Young cannabis users worse at spotting changes in facial emotions
- The study involved using MRIs and emotional processing tasks to compare 20 regular cannabis users to 35 non-users.
- The results showed cannabis users had lower brain volumes in a region called the left rostral anterior cingulate cortex (rACC).
- Still, the researchers noted that their study didn’t establish causality.
A new study shows that cannabis use is associated with abnormalities in a brain region responsible for processing emotions seen on people’s faces. The results suggest that smoking cannabis during adolescence and young adulthood could damage this brain region, making it harder for users to recognize subtle emotional changes in others, which could potentially contribute to mood disorders.

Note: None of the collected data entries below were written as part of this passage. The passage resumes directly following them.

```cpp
enum creg_status {
    CREG_OK = 0,
    CREG_EINVAL = -1,
    CREG_EHIP = -2,
    CREG_ENOTCONVERGED = -3,
    CREG_EARCH = -4
};

int creg_version(void);
const char* creg_last_error(void);
int creg_device_check(void);

int creg_nn_l1_bidir_f32(const float* x, int64_t nx, const float* y, int64_t ny,
// ... 210 lines not shown
} creg_train_plan_info_t;

size_t creg_train_workspace_bytes(const creg_train_shape* shape);
int creg_train_plan_create(const creg_train_shape* shape, void* workspace, size_t workspace_bytes,
                           creg_train_plan** plan);
int creg_train_plan_run(creg_train_plan* plan, const creg_train_args* args, creg_stream_t stream);
int creg_train_plan_run_batch(creg_train_plan* plan, const creg_train_args* args, int32_t n, creg_stream_t stream);
int creg_train_plan_info(const creg_train_plan* plan, creg_train_plan_info_t* info);
int creg_train_plan_destroy(creg_train_plan* plan);

typedef struct creg_train_state {
    float* const* exp_avg;
    float* const* exp_avg_sq;
    double lr;
    double sched_best;
    int32_t step;
    int32_t epochs_run;
    int32_t sched_bad;
    int32_t count;
    int32_t best_epoch;
    int32_t stopped;
    float min_loss;
    int32_t reserved_;
} creg_train_state;
int creg_train_plan_resume(creg_train_plan* plan, const creg_train_args* args, const creg_train_state* from, int32_t n_epochs,
                           float* const* exp_avg_out, float* const* exp_avg_sq_out, double* state_out, creg_stream_t stream);

int creg_train_plan_probe(creg_train_plan* plan, const creg_train_args* args, float* m2,
                          float* pred, float* loss, float* grad_m2, creg_stream_t stream);

int creg_train_plan_profile(creg_train_plan* plan, const creg_train_args* args, int32_t n_epochs,
                            float* us_out, creg_stream_t stream);

#ifdef __cplusplus
}
#endif
#endif
```

Before: 164.7.

## Write a tiled W2 shadow copy in l2 for contiguous backward-kernel loads

The layer-2 forward kernel now writes its already-loaded W2 weight fragments into a tiled, transposed shadow buffer laid out in 16-column blocks. The backward (bd) kernel reads W2 from that shadow, so its global-to-LDS loads become contiguous instead of strided by the hidden dimension. This costs extra global stores in l2 and a new workspace buffer, and relies on l2 running before bd with the current weights. A mismatch-check kernel and API are added to validate that the shadow matches the parameters.

Result: slower. 162.4 (-1.4%).

```diff
diff --git a/autourdf_amd/_lib.py b/autourdf_amd/_lib.py
--- a/autourdf_amd/_lib.py
+++ b/autourdf_amd/_lib.py
@@ -112,6 +112,7 @@
     "creg_train_plan_probe": (ctypes.c_int, [vp, ctypes.POINTER(TrainArgs), vp, vp, vp, vp, vp]),
     "creg_train_plan_profile": (ctypes.c_int, [vp, ctypes.POINTER(TrainArgs), i32, ctypes.POINTER(f32), vp]),
     "creg_train_plan_info": (ctypes.c_int, [vp, vp]),
+    "creg_train_plan_w2_shadow_mismatches": (ctypes.c_int, [vp, i32, vp, vp]),
     "creg_train_plan_destroy": (ctypes.c_int, [vp]),
 }
 
diff --git a/autourdf_amd/csrc/train_engine.hip b/autourdf_amd/csrc/train_engine.hip
--- a/autourdf_amd/csrc/train_engine.hip
+++ b/autourdf_amd/csrc/train_engine.hip
@@ -57,6 +57,7 @@
     int* off;
     Hyper* hyper;
     unsigned long long* ysum;
+    float* w2t;
 };
 
 static_assert(sizeof(Ws) % sizeof(char*) == 0, "Ws must hold pointers only");
@@ -194,6 +195,19 @@
     __builtin_amdgcn_sched_barrier(0);
     const int stopped = W.state[par].stopped;
     __builtin_amdgcn_sched_barrier(0);
+    if (!stopped) {
+        if constexpr (V4) {
+#pragma unroll
+            for (int q = 0; q < NL; ++q)
+                st4_wt(W.w2t, ((wv * (KW / 16) + q) * D.H2 + u0 + lj) * 16 + 4 * kk, make_float4(bw[4 * q], bw[4 * q + 1], bw[4 * q + 2], bw[4 * q + 3]));
+        } else {
+#pragma unroll
+            for (int q = 0; q < NL; ++q) {
+                const int c = wv * KW + 4 * q + kk;
+                W.w2t[((size_t)(c >> 4) * D.H2 + u0 + lj) * 16 + (c & 15)] = bw[q];
+            }
+        }
+    }
     for (int r0 = 0; r0 < D.K; r0 += L2_RB) {
         const int nr = min(L2_RB, D.K - r0);
         const bool two = nr > 16;
@@ -230,7 +244,7 @@
 }
 template <int NC>
 __global__ __launch_bounds__(L2_THREADS) void k_l2(Dims D, Ws W0, int par, size_t bstride) {
-    asm volatile("" :: "s"(W0.P), "s"(W0.P1), "s"(W0.x1[0]), "s"(W0.x1[1]), "s"(W0.h2[0]), "s"(W0.h2[1]), "s"(W0.state), "s"(D.K), "s"(D.H),
+    asm volatile("" :: "s"(W0.P), "s"(W0.P1), "s"(W0.x1[0]), "s"(W0.x1[1]), "s"(W0.h2[0]), "s"(W0.h2[1]), "s"(W0.state), "s"(W0.w2t), "s"(D.K), "s"(D.H),
                  "s"(D.H2), "s"(D.oW2), "s"(D.ob2), "s"(D.slope), "s"(par), "s"(bstride));
     const Ws W = ws_shift(W0, blockIdx.z * bstride);
     l2_body<NC>(D, W, par, blockIdx.x);
@@ -891,12 +905,12 @@
     float* Pn = par ? W.P : W.P1;
     BD_T0
     {
-        const float* src = Pc + D.oW2 + (size_t)(wv * KW + (lane >> 2)) * D.H + c0 + 4 * (lane & 3);
+        const float* src = W.w2t + ((size_t)blk * D.H2 + wv * KW + (lane >> 2)) * B2_CB + 4 * (lane & 3);
         float* dst = w2s + wv * KW * B2_CB;
 #pragma unroll
         for (int i = 0; i < KW; i += 16)
             if (i + (lane >> 2) < KW)
-                __builtin_amdgcn_global_load_lds((const __attribute__((address_space(1))) void*)(src + (size_t)i * D.H),
+                __builtin_amdgcn_global_load_lds((const __attribute__((address_space(1))) void*)(src + i * B2_CB),
                                                  (__attribute__((address_space(3))) void*)(dst + i * B2_CB), 16, 0, 0);
     }
     const float* gbase = W.g_h2 + wv * KW + (V4 ? 4 * kk : kk);
@@ -1144,7 +1158,7 @@
 #endif
 #ifndef CREG_BD_NO_TOUCH
     asm volatile("" :: "s"(W0.P), "s"(W0.P1), "s"(W0.AM), "s"(W0.AV), "s"(W0.enc), "s"(W0.x1[0]), "s"(W0.x1[1]), "s"(W0.h2[0]), "s"(W0.h2[1]),
-                 "s"(W0.g_out), "s"(W0.g_h2), "s"(W0.state), "s"(D.K), "s"(D.KP), "s"(D.IN), "s"(D.H), "s"(D.H2), "s"(D.HA), "s"(D.HB), "s"(D.OA),
+                 "s"(W0.g_out), "s"(W0.g_h2), "s"(W0.state), "s"(W0.w2t), "s"(D.K), "s"(D.KP), "s"(D.IN), "s"(D.H), "s"(D.H2), "s"(D.HA), "s"(D.HB), "s"(D.OA),
                  "s"(D.OB), "s"(D.oW1), "s"(D.ob1), "s"(D.oW2), "s"(D.ob2), "s"(D.oW3A), "s"(D.ob3A), "s"(D.oW3B), "s"(D.ob3B), "s"(D.NPAR),
                  "s"(D.slope), "s"(epoch), "s"(bstride), "s"(nz));
 #endif
@@ -1182,6 +1196,15 @@
     const TrainState s = W.state[sidx];
     out[0] = s.step; out[1] = s.epochs_run; out[2] = s.lr; out[3] = s.sched_best; out[4] = s.sched_bad; out[5] = s.count;
     out[6] = (double)s.min_loss; out[7] = s.best_epoch; out[8] = s.stopped; out[9] = (double)s.last_loss; out[10] = 0.0; out[11] = 0.0;
+}
+
+__global__ __launch_bounds__(256) void k_w2_shadow_diff(Dims D, Ws W, int* count) {
+    int bad = 0;
+    for (int i = blockIdx.x * 256 + threadIdx.x; i < D.H2 * D.H; i += gridDim.x * 256) {
+        const int o = i / D.H, c = i - o * D.H;
+        bad += __float_as_int(W.P[D.oW2 + i]) != __float_as_int(W.w2t[((size_t)(c >> 4) * D.H2 + o) * 16 + (c & 15)]);
+    }
+    if (bad) atomicAdd(count, bad);
 }
 
 struct Plan {
@@ -1277,6 +1300,7 @@
     w.loss_hist = (float*)take(f * D.epochs); w.lr_hist = (float*)take(f * D.epochs); w.result = (float*)take(f * 4);
     w.off = (int*)take(sizeof(int) * (D.K + 1)); w.hyper = (Hyper*)take(sizeof(Hyper));
     w.ysum = (unsigned long long*)take(sizeof(unsigned long long) * 4);
+    w.w2t = (float*)take(f * D.H * D.H2);
     if (W) *W = w;
     return o;
 }
@@ -1853,7 +1877,11 @@
         memset(z->startD, 0xff, sizeof(z->startD)); z->armed = 1;
         CREG_HIP(hipMemcpyToSymbol(HIP_SYMBOL(g_bd_st), z, sizeof(*z))); delete z; }
 #endif
+#ifdef CREG_BD_STAMPS
+    if (int rc2 = b2b([&](int i) { launch_bd(P, S, i, s); launch_l2(P, S, (i + 1) & 1, s); }, us_out + 8)) return rc2;
+#else
     if (int rc2 = b2b([&](int i) { launch_bd(P, S, i, s); }, us_out + 8)) return rc2;
+#endif
 #ifdef CREG_BD_STAMPS
     { const int zero = 0; CREG_HIP(hipMemcpyToSymbol(HIP_SYMBOL(g_bd_st), &zero, sizeof(int), offsetof(BdStamps, armed))); }
 #endif
@@ -1919,6 +1947,17 @@
 #endif
 
 
+extern "C" int creg_train_plan_w2_shadow_mismatches(creg_train_plan* plan, int32_t slot, int32_t* count_dev, creg_stream_t stream) {
+    Plan* P = (Plan*)plan;
+    CREG_REQUIRE(P && count_dev, "creg_train_plan_w2_shadow_mismatches: null pointer");
+    CREG_REQUIRE(slot >= 0 && slot < P->B, "creg_train_plan_w2_shadow_mismatches: slot %d of a plan for %d problems", slot, P->B);
+    hipStream_t s = (hipStream_t)stream;
+    CREG_HIP(hipMemsetAsync(count_dev, 0, sizeof(int32_t), s));
+    hipLaunchKernelGGL(k_w2_shadow_diff, dim3(cdiv(P->D.H2 * P->D.H, 256)), dim3(256), 0, s, P->D, slice_of(P, slot, 1).W, count_dev);
+    CREG_LAUNCH_CHECK();
+    return CREG_OK;
+}
+
 extern "C" int creg_train_plan_info(const creg_train_plan* plan, creg_train_plan_info_t* info) {
     CREG_REQUIRE(plan && info, "creg_train_plan_info: null pointer");
     const Plan* P = (const Plan*)plan;
diff --git a/autourdf_amd/ops.py b/autourdf_amd/ops.py
--- a/autourdf_amd/ops.py
+++ b/autourdf_amd/ops.py
@@ -1050,6 +1050,12 @@
                                                 _stream()), "creg_train_plan_probe")
         return m2, pred, loss, gm
 
+    def w2_shadow_mismatches(self, slot: int = 0) -> int:
+        count = torch.empty(1, dtype=torch.int32, device=self.device)
+        _lib.check(self.L.creg_train_plan_w2_shadow_mismatches(self.plan, int(slot), _p(count), _stream()),
+                   "creg_train_plan_w2_shadow_mismatches")
+        return int(count.item())
+
     KERNELS = ("_", "head", "nn_l1", "gradc", "bd", "l2")
 
     def profile(self, m, y, pts, offsets, params, n_epochs=50):
diff --git a/include/creg.h b/include/creg.h
--- a/include/creg.h
+++ b/include/creg.h
@@ -266,6 +266,8 @@
 int creg_train_plan_profile(creg_train_plan* plan, const creg_train_args* args, int32_t n_epochs,
                             float* us_out, creg_stream_t stream);
 
+int creg_train_plan_w2_shadow_mismatches(creg_train_plan* plan, int32_t slot, int32_t* count_dev, creg_stream_t stream);
+
 #ifdef __cplusplus
 }
 #endif
```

“There is a high rate of overlap between regular (at least weekly) cannabis use and mood disorders such as depression and anxiety,” study author Kristin E. Maple, a doctoral candidate at the University of Wisconsin-Milwaukee, toldPsyPost. “People with depression and anxiety often have differences in brain structure in regions that process facial emotions. The current study was designed to investigate whether cannabis users (without mood or other psychiatric disorders) have similar differences in brain structure, and whether those abnormalities are related to problems processing facial emotions.”
In the study, Maple and her colleagues used MRI scans to examine the brains of 20 regular cannabis users (who used cannabis at least 40 times in the past year) and 35 non-users. Participants also completed several tasks related to facial emotion processing, which involved looking at various images of faces on a computer screen. These tasks tested participants’ ability to discriminate between and recognize emotions and also to judge the degree to which emotions are expressed.
The results showed that both male and female cannabis users’ brains had significantly lower volumes in the left rostral anterior cingulate cortex (rACC) and also that users performed relatively poorly on one of the facial-emotions tasks: emotional discrimination.
In this task, participants were shown two identical images of a person’s face. But sometimes, one of the images had a subtle computer-generated tweak that was inserted to intensify the display of either happiness or sadness. Participants had to look at each set and judge whether one of the images more intensely expressed the given emotion, or whether they were equal.
“These rACC structural abnormalities are related to difficulty noticing subtle differences in facial emotions, even after three weeks of abstinence from cannabis. This emotion processing deficit could be one reason why many people who regularly use cannabis also have mood disorders (e.g., depression or anxiety).”
Still, the study didn’t establish causality. “The study was cross-sectional, which means we don’t know whether abnormalities in the rACC make someone more likely to use cannabis, or whether regular cannabis use leads to abnormal rACC structure,” Maple said.
The researchers wrote that longitudinal work is needed to fully understand “the causal relationships between substance use, comorbid disorders, gender, brain structure, and affective processing.”